### What you should do
Go through the data and copy each line that holds "view".
════════════════
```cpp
int32_t zk_fri_lde(zk_ctx *ctx, const zk_upoly *p, uint32_t log_n, const uint64_t shift[4], zk_mle **out);
int32_t zk_fri_fold(zk_ctx *ctx, const zk_mle *in, uint32_t log_arity, const uint64_t shift[4], const uint64_t beta[4], zk_mle *out);
int32_t zk_fri_proof_bytes(uint32_t log_degree, uint32_t log_blowup, uint32_t log_arity, uint32_t log_final, uint32_t n_queries, uint64_t *out);
int32_t zk_fri_prove(zk_ctx *ctx, const zk_upoly *p, uint32_t log_degree, uint32_t log_blowup, uint32_t log_arity, uint32_t log_final,
                     uint32_t n_queries, const uint64_t shift[4], const uint8_t seed[32], uint8_t *out_proof);
int32_t zk_fri_verify_host(int32_t field, uint32_t log_degree, uint32_t log_blowup, uint32_t log_arity, uint32_t log_final,
                           uint32_t n_queries, const uint64_t shift[4], const uint8_t seed[32], const uint8_t *proof, uint64_t proof_len,
                           int32_t *out_ok);

typedef struct zk_pcs zk_pcs;
int32_t zk_deep_quotient(zk_ctx *ctx, const zk_mle *const *columns, uint32_t n_columns, const uint64_t shift[4], const uint64_t z[4],
                         const uint64_t *values, const uint64_t alpha[4], zk_mle *out);
int32_t zk_pcs_commit(zk_ctx *ctx, const zk_upoly *const *polys, uint32_t k, uint32_t log_degree, uint32_t log_blowup, uint32_t log_arity,
                      const uint64_t shift[4], zk_pcs **out);
int32_t zk_pcs_free(zk_pcs *h);
int32_t zk_pcs_n_polys(const zk_pcs *h, uint32_t *out);
int32_t zk_pcs_root(zk_ctx *ctx, const zk_pcs *h, uint8_t out[32]);
int32_t zk_pcs_proof_bytes(uint32_t k, uint32_t log_degree, uint32_t log_blowup, uint32_t log_arity, uint32_t log_final, uint32_t n_queries,
                           uint64_t *out);
int32_t zk_pcs_open(zk_ctx *ctx, const zk_pcs *h, const uint64_t z[4], uint32_t log_final, uint32_t n_queries, const uint8_t seed[32],
                    uint64_t *out_values, uint8_t *out_proof);
int32_t zk_pcs_verify_host(int32_t field, uint32_t k, uint32_t log_degree, uint32_t log_blowup, uint32_t log_arity, uint32_t log_final,
                           uint32_t n_queries, const uint64_t shift[4], const uint8_t seed[32], const uint8_t root[32], const uint64_t z[4],
                           const uint64_t *values, const uint8_t *proof, uint64_t proof_len, int32_t *out_ok);

int32_t zk_bench_fold(zk_ctx *ctx, const zk_mle *t, const uint64_t r[4], zk_mle *out, int32_t reps, double *out_ms);
int32_t zk_bench_fold_samples(zk_ctx *ctx, const zk_mle *t, const uint64_t r[4], zk_mle *out, int32_t reps, int32_t group,
                              double *out_ms_each);
int32_t zk_bench_ntt(zk_ctx *ctx, const zk_mle *in, int32_t inverse, zk_mle *out, int32_t reps, double *out_ms);
int32_t zk_bench_upoly_interp(zk_ctx *ctx, const zk_upoly *xs, const zk_upoly *ys, int32_t reps, double *out_ms);
int32_t zk_bench_upoly_evaluate_many(zk_ctx *ctx, const zk_upoly *p, const zk_upoly *xs, int32_t path, int32_t reps, double *out_ms);
int32_t zk_bench_upoly_divrem(zk_ctx *ctx, const zk_upoly *a, const zk_upoly *b, int32_t path, int32_t reps, double *out_ms);
int32_t zk_bench_cmle(zk_ctx *ctx, int32_t op, const zk_mle *t, const zk_cmle *p, const uint64_t *point, uint64_t n_point, int32_t reps,
                      double *out_ms);
int32_t zk_bench_cmle_algebra(zk_ctx *ctx, int32_t op, const zk_cmle *a, const zk_cmle *b, const uint8_t *selectors,
                              const uint64_t *selector_lens, const uint64_t *values, uint64_t n_assign, int32_t reps, double *out_ms);
int32_t zk_bench_batch_inverse(zk_ctx *ctx, const zk_mle *t, zk_mle *out, int32_t path, int32_t reps, double *out_ms);
int32_t zk_bench_merkle(zk_ctx *ctx, const zk_mle *const *columns, uint32_t n_columns, int32_t path, int32_t reps, double *out_ms);
int32_t zk_bench_fri_fold(zk_ctx *ctx, const zk_mle *in, uint32_t log_arity, zk_mle *out, int32_t path, int32_t reps, double *out_ms);
int32_t zk_bench_deep_quotient(zk_ctx *ctx, const zk_mle *const *columns, uint32_t n_columns, zk_mle *out, int32_t reps, double *out_ms);
int32_t zk_bench_prove_partial(zk_ctx *ctx, zk_mle *const *factors, uint64_t k, uint32_t max_var_degree, const uint64_t sum[4],
                               int32_t reps, double *out_ms_each);
int32_t zk_bench_evaluate(zk_ctx *ctx, const zk_mle *t, const uint64_t *point, uint64_t n_point, int32_t reps, double *out_ms_each);
int32_t zk_bench_evaluate_device(zk_ctx *ctx, const zk_mle *t, const uint64_t *point, uint64_t n_point, int32_t reps, double *out_ms);
int32_t zk_bench_modmul(zk_ctx *ctx, int32_t variant, int32_t iters, double *out_modmul_per_s);
int32_t zk_bench_copy(zk_ctx *ctx, uint64_t bytes, int32_t reps, double *out_gbps);


#ifdef __cplusplus
}
#endif
#endif
```

zk_amd/_lib.py:

```python
import ctypes
import os
import re

_HERE = os.path.dirname(os.path.abspath(__file__))
_DEFAULT_LIB = os.path.join(_HERE, "libzk_amd.so")
LIB_PATH = os.environ.get("ZK_AMD_LIB") or _DEFAULT_LIB
LIB_OVERRIDDEN = os.path.realpath(LIB_PATH) != os.path.realpath(_DEFAULT_LIB)
HEADER_PATH = os.path.join(os.path.dirname(_HERE), "include", "zk_amd.h")
if LIB_OVERRIDDEN:
    import sys as _sys

    _root = os.path.realpath(os.path.dirname(_HERE))
    if not os.path.realpath(LIB_PATH).startswith(_root + os.sep):
        raise ImportError(f"ZK_AMD_LIB={LIB_PATH} is outside {_root}: refused (the override is for builds of this tree only)")
    print(f"zk_amd: ZK_AMD_LIB override active: loading {os.path.realpath(LIB_PATH)}", file=_sys.stderr, flush=True)

c = ctypes
u64p = c.POINTER(c.c_uint64)
u8p = c.POINTER(c.c_uint8)
vpp = c.POINTER(c.c_void_p)


class ZkError(Exception):

# ... 157 lines not shown
    "zk_fri_fold": [c.c_void_p, c.c_void_p, c.c_uint32, u64p, u64p, c.c_void_p],
    "zk_fri_proof_bytes": [c.c_uint32, c.c_uint32, c.c_uint32, c.c_uint32, c.c_uint32, u64p],
    "zk_fri_prove": [c.c_void_p, c.c_void_p, c.c_uint32, c.c_uint32, c.c_uint32, c.c_uint32, c.c_uint32, u64p, u8p, u8p],
    "zk_fri_verify_host": [c.c_int32, c.c_uint32, c.c_uint32, c.c_uint32, c.c_uint32, c.c_uint32, u64p, u8p, u8p, c.c_uint64, c.POINTER(c.c_int32)],
    "zk_deep_quotient": [c.c_void_p, vpp, c.c_uint32, u64p, u64p, u64p, u64p, c.c_void_p],
    "zk_pcs_commit": [c.c_void_p, vpp, c.c_uint32, c.c_uint32, c.c_uint32, c.c_uint32, u64p, vpp],
    "zk_pcs_free": [c.c_void_p],
    "zk_pcs_n_polys": [c.c_void_p, c.POINTER(c.c_uint32)],
    "zk_pcs_root": [c.c_void_p, c.c_void_p, u8p],
    "zk_pcs_proof_bytes": [c.c_uint32, c.c_uint32, c.c_uint32, c.c_uint32, c.c_uint32, c.c_uint32, u64p],
    "zk_pcs_open": [c.c_void_p, c.c_void_p, u64p, c.c_uint32, c.c_uint32, u8p, u64p, u8p],
    "zk_pcs_verify_host": [c.c_int32, c.c_uint32, c.c_uint32, c.c_uint32, c.c_uint32, c.c_uint32, c.c_uint32, u64p, u8p, u8p, u64p, u64p, u8p,
                           c.c_uint64, c.POINTER(c.c_int32)],
    "zk_ctx_device_alloc": [c.c_void_p, c.c_uint64, vpp],
    "zk_ctx_device_free": [c.c_void_p, c.c_void_p, c.c_uint64],
    "zk_ctx_memcpy_dtoh": [c.c_void_p, c.c_void_p, c.c_void_p, c.c_uint64],
    "zk_ctx_memcpy_htod": [c.c_void_p, c.c_void_p, c.c_void_p, c.c_uint64],
    "zk_sumcheck_verify_partial": [c.c_int32, c.c_uint64, c.c_uint32, u64p, u64p, u64p, u64p],
    "zk_sumcheck_verify": [c.c_void_p, vpp, c.c_uint64, c.c_uint64, c.c_uint32, u64p, u64p, c.POINTER(c.c_int32)],
    "zk_sumcheck_verify_partial_lengths": [c.c_int32, c.c_uint64, c.POINTER(c.c_uint32), u64p, u64p, u64p, u64p],
    "zk_sumcheck_verify_lengths": [c.c_void_p, vpp, c.c_uint64, c.c_uint64, c.POINTER(c.c_uint32), u64p, u64p,
                                   c.POINTER(c.c_int32)],
    "zk_sumcheck_prove_terms": [c.c_void_p, vpp, u64p, c.c_uint64, c.c_uint32, u64p, c.c_int32, u64p, u64p, u64p],
    "zk_eq_table": [c.c_void_p, u64p, c.c_uint64, vpp],
    "zk_circuit_create": [c.c_void_p, vpp],
    "zk_circuit_add_layer": [c.c_void_p, c.c_uint64, c.c_uint64, u8p, c.POINTER(c.c_uint32), c.POINTER(c.c_uint32)],
    "zk_circuit_free": [c.c_void_p],
    "zk_circuit_depth": [c.c_void_p, u64p],
    "zk_circuit_layer_dims": [c.c_void_p, c.c_uint64, u64p, u64p],
    "zk_circuit_proof_elems": [c.c_void_p, u64p],
    "zk_gkr_evaluate": [c.c_void_p, c.c_void_p, vpp],
    "zk_gkr_prove": [c.c_void_p, c.c_void_p, u8p, vpp, u64p],
    "zk_gkr_verify": [c.c_void_p, c.c_void_p, c.c_void_p, u8p, u64p],
    "zk_mle_mul_powers": [c.c_void_p, c.c_void_p, u64p, u64p],
    "zk_dft_across": [c.c_void_p, c.c_void_p, c.c_void_p, c.c_uint64, c.c_int32],
    "zk_ntt": [c.c_void_p, c.c_void_p, c.c_int32, c.c_void_p],
    "zk_fft_host": [c.c_void_p, u64p, c.c_uint64, u64p],
    "zk_ifft_host": [c.c_void_p, u64p, c.c_uint64, u64p],
    "zk_fft_internal_host": [c.c_void_p, u64p, c.c_uint64, u64p, u64p],
    "zk_bench_fold": [c.c_void_p, c.c_void_p, u64p, c.c_void_p, c.c_int32, c.POINTER(c.c_double)],
    "zk_bench_fold_samples": [c.c_void_p, c.c_void_p, u64p, c.c_void_p, c.c_int32, c.c_int32, c.POINTER(c.c_double)],
    "zk_bench_ntt": [c.c_void_p, c.c_void_p, c.c_int32, c.c_void_p, c.c_int32, c.POINTER(c.c_double)],
    "zk_bench_upoly_interp": [c.c_void_p, c.c_void_p, c.c_void_p, c.c_int32, c.POINTER(c.c_double)],
    "zk_bench_upoly_evaluate_many": [c.c_void_p, c.c_void_p, c.c_void_p, c.c_int32, c.c_int32, c.POINTER(c.c_double)],
    "zk_bench_upoly_divrem": [c.c_void_p, c.c_void_p, c.c_void_p, c.c_int32, c.c_int32, c.POINTER(c.c_double)],
    "zk_bench_cmle": [c.c_void_p, c.c_int32, c.c_void_p, c.c_void_p, u64p, c.c_uint64, c.c_int32, c.POINTER(c.c_double)],
    "zk_bench_cmle_algebra": [c.c_void_p, c.c_int32, c.c_void_p, c.c_void_p, u8p, u64p, u64p, c.c_uint64, c.c_int32, c.POINTER(c.c_double)],
    "zk_bench_batch_inverse": [c.c_void_p, c.c_void_p, c.c_void_p, c.c_int32, c.c_int32, c.POINTER(c.c_double)],
    "zk_bench_merkle": [c.c_void_p, vpp, c.c_uint32, c.c_int32, c.c_int32, c.POINTER(c.c_double)],
    "zk_bench_fri_fold": [c.c_void_p, c.c_void_p, c.c_uint32, c.c_void_p, c.c_int32, c.c_int32, c.POINTER(c.c_double)],
    "zk_bench_deep_quotient": [c.c_void_p, vpp, c.c_uint32, c.c_void_p, c.c_int32, c.POINTER(c.c_double)],
    "zk_bench_prove_partial": [c.c_void_p, c.POINTER(c.c_void_p), c.c_uint64, c.c_uint32, u64p, c.c_int32, c.POINTER(c.c_double)],
    "zk_bench_evaluate": [c.c_void_p, c.c_void_p, u64p, c.c_uint64, c.c_int32, c.POINTER(c.c_double)],
    "zk_bench_evaluate_device": [c.c_void_p, c.c_void_p, u64p, c.c_uint64, c.c_int32, c.POINTER(c.c_double)],
    "zk_bench_modmul": [c.c_void_p, c.c_int32, c.c_int32, c.POINTER(c.c_double)],
    "zk_bench_copy": [c.c_void_p, c.c_uint64, c.c_int32, c.POINTER(c.c_double)],
}
for _name, _args in _sig.items():
    if LIB_OVERRIDDEN and not hasattr(lib, _name):
        continue
    _f = getattr(lib, _name)
    _f.argtypes = _args
    _f.restype = c.c_int32


def lib_info():
    return {"path": os.path.realpath(LIB_PATH), "overridden_by_ZK_AMD_LIB": bool(LIB_OVERRIDDEN), "abi": int(lib.zk_abi_version())}
```

zk_amd/api.py:

```python
import numpy as np

from ._lib import ZkError, c, check, lib, u8p, u64p

BN254_FR, BLS12_381_FR, BLS12_377_FR = 0, 1, 2
FIELD_NAMES = {BN254_FR: "bn254_fr", BLS12_381_FR: "bls12_381_fr", BLS12_377_FR: "bls12_377_fr"}
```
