class ParamStore:

    def __init__(self, ops):
        self.ops = ops
        self.entries = {}
        self.size = 0
        self.conv_dgrad = {}
        self.after_refresh = []
        self._pending = None

    def add(self, name, shape):
        n = int(math.prod(shape))
        assert n % 4 == 0, (name, shape)
        self.entries[name] = (self.size, n, tuple(shape))
        self.size += n

    def finalize(self):
        o = self.ops
        self.p = o.zeros(self.size, dtype=torch.float32)
        self.g = o.zeros(self.size, dtype=torch.float32)
        self.m = o.zeros(self.size, dtype=torch.float32)
        self.v = o.zeros(self.size, dtype=torch.float32)
        self.shadow = self.p if o.tdtype == torch.float32 else o.zeros(self.size)
        self.dgrad_pack = {k: o.zeros(co * 9 * ci) for k, (co, ci) in self.conv_dgrad.items()}
        self.t = 0

    def defer(self, fn):
        self.sync()
        self._pending = fn

    def sync(self):
        fn, self._pending = self._pending, None
        if fn is not None:
            fn()

    def view(self, buf, name):
        if self._pending is not None:
            self.sync()
        off, n, shape = self.entries[name]
        return buf[off:off + n].view(shape)

    def master(self, name):
        return self.view(self.p, name)

    def grad(self, name):
        return self.view(self.g, name)

    def w(self, name):
        if self._pending is not None:
            self.sync()
        off, n, _ = self.entries[name]
        return self.shadow[off:off + n]

    def w2d(self, name):
        return self.view(self.shadow, name)

    def wd(self, name):
        if self._pending is not None:
            self.sync()
        return self.dgrad_pack[name]

    def refresh(self, shadow_done=False):
        o = self.ops
        if o.tdtype != torch.float32 and not shadow_done:
            o.cast(self.p, self.shadow)
        for name, (co, ci) in self.conv_dgrad.items():
            o.repack(self.master(name).reshape(-1), self.dgrad_pack[name], co, ci, 1)
        for fn in self.after_refresh:
            fn()

    def zero_grad(self, skip=None):
        self.sync()
        if skip is None:
            self.g.zero_()
        else:
            off, n, _ = self.entries[skip]
            self.g[:off].zero_()
            self.g[off + n:].zero_()

    def adam_step(self, hp: HyperParams, grad_scale=1.0):
        self.t += 1
        o = self.ops
        o.adam(self.p, self.g, self.m, self.v, None if o.tdtype == torch.float32 else self.shadow,
               hp.lr, hp.beta1, hp.beta2, hp.eps, self.t, grad_scale)
        self.refresh(shadow_done=True)

    def load_host(self, packed: dict):
        self.sync()
        host = torch.zeros(self.size, dtype=torch.float32)
        for name, t in packed.items():
            off, n, shape = self.entries[name]
            assert tuple(t.shape) == shape, (name, t.shape, shape)
            host[off:off + n] = t.reshape(-1)
        self.p.copy_(host)
        self.refresh()

    def export_state(self):
        self.sync()
        return self.p, self.m, self.v, self.t

    def import_state(self, state):
        p, m, v, t = state
        assert p.numel() == self.size, (p.numel(), self.size)
        self.sync()
        self.p.copy_(p); self.m.copy_(m); self.v.copy_(v)
        self.t = int(t)
        self.refresh()

    def to_host(self, buf=None):
        self.sync()
        h = (self.p if buf is None else buf).detach().cpu()
        return {name: h[off:off + n].view(shape).clone() for name, (off, n, shape) in self.entries.items()}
════════════════
### Solution to the exercise
    def view(self, buf, name):
        return buf[off:off + n].view(shape)
        return self.view(self.p, name)
        return self.view(self.g, name)
        return self.view(self.shadow, name)
        return {name: h[off:off + n].view(shape).clone() for name, (off, n, shape) in self.entries.items()}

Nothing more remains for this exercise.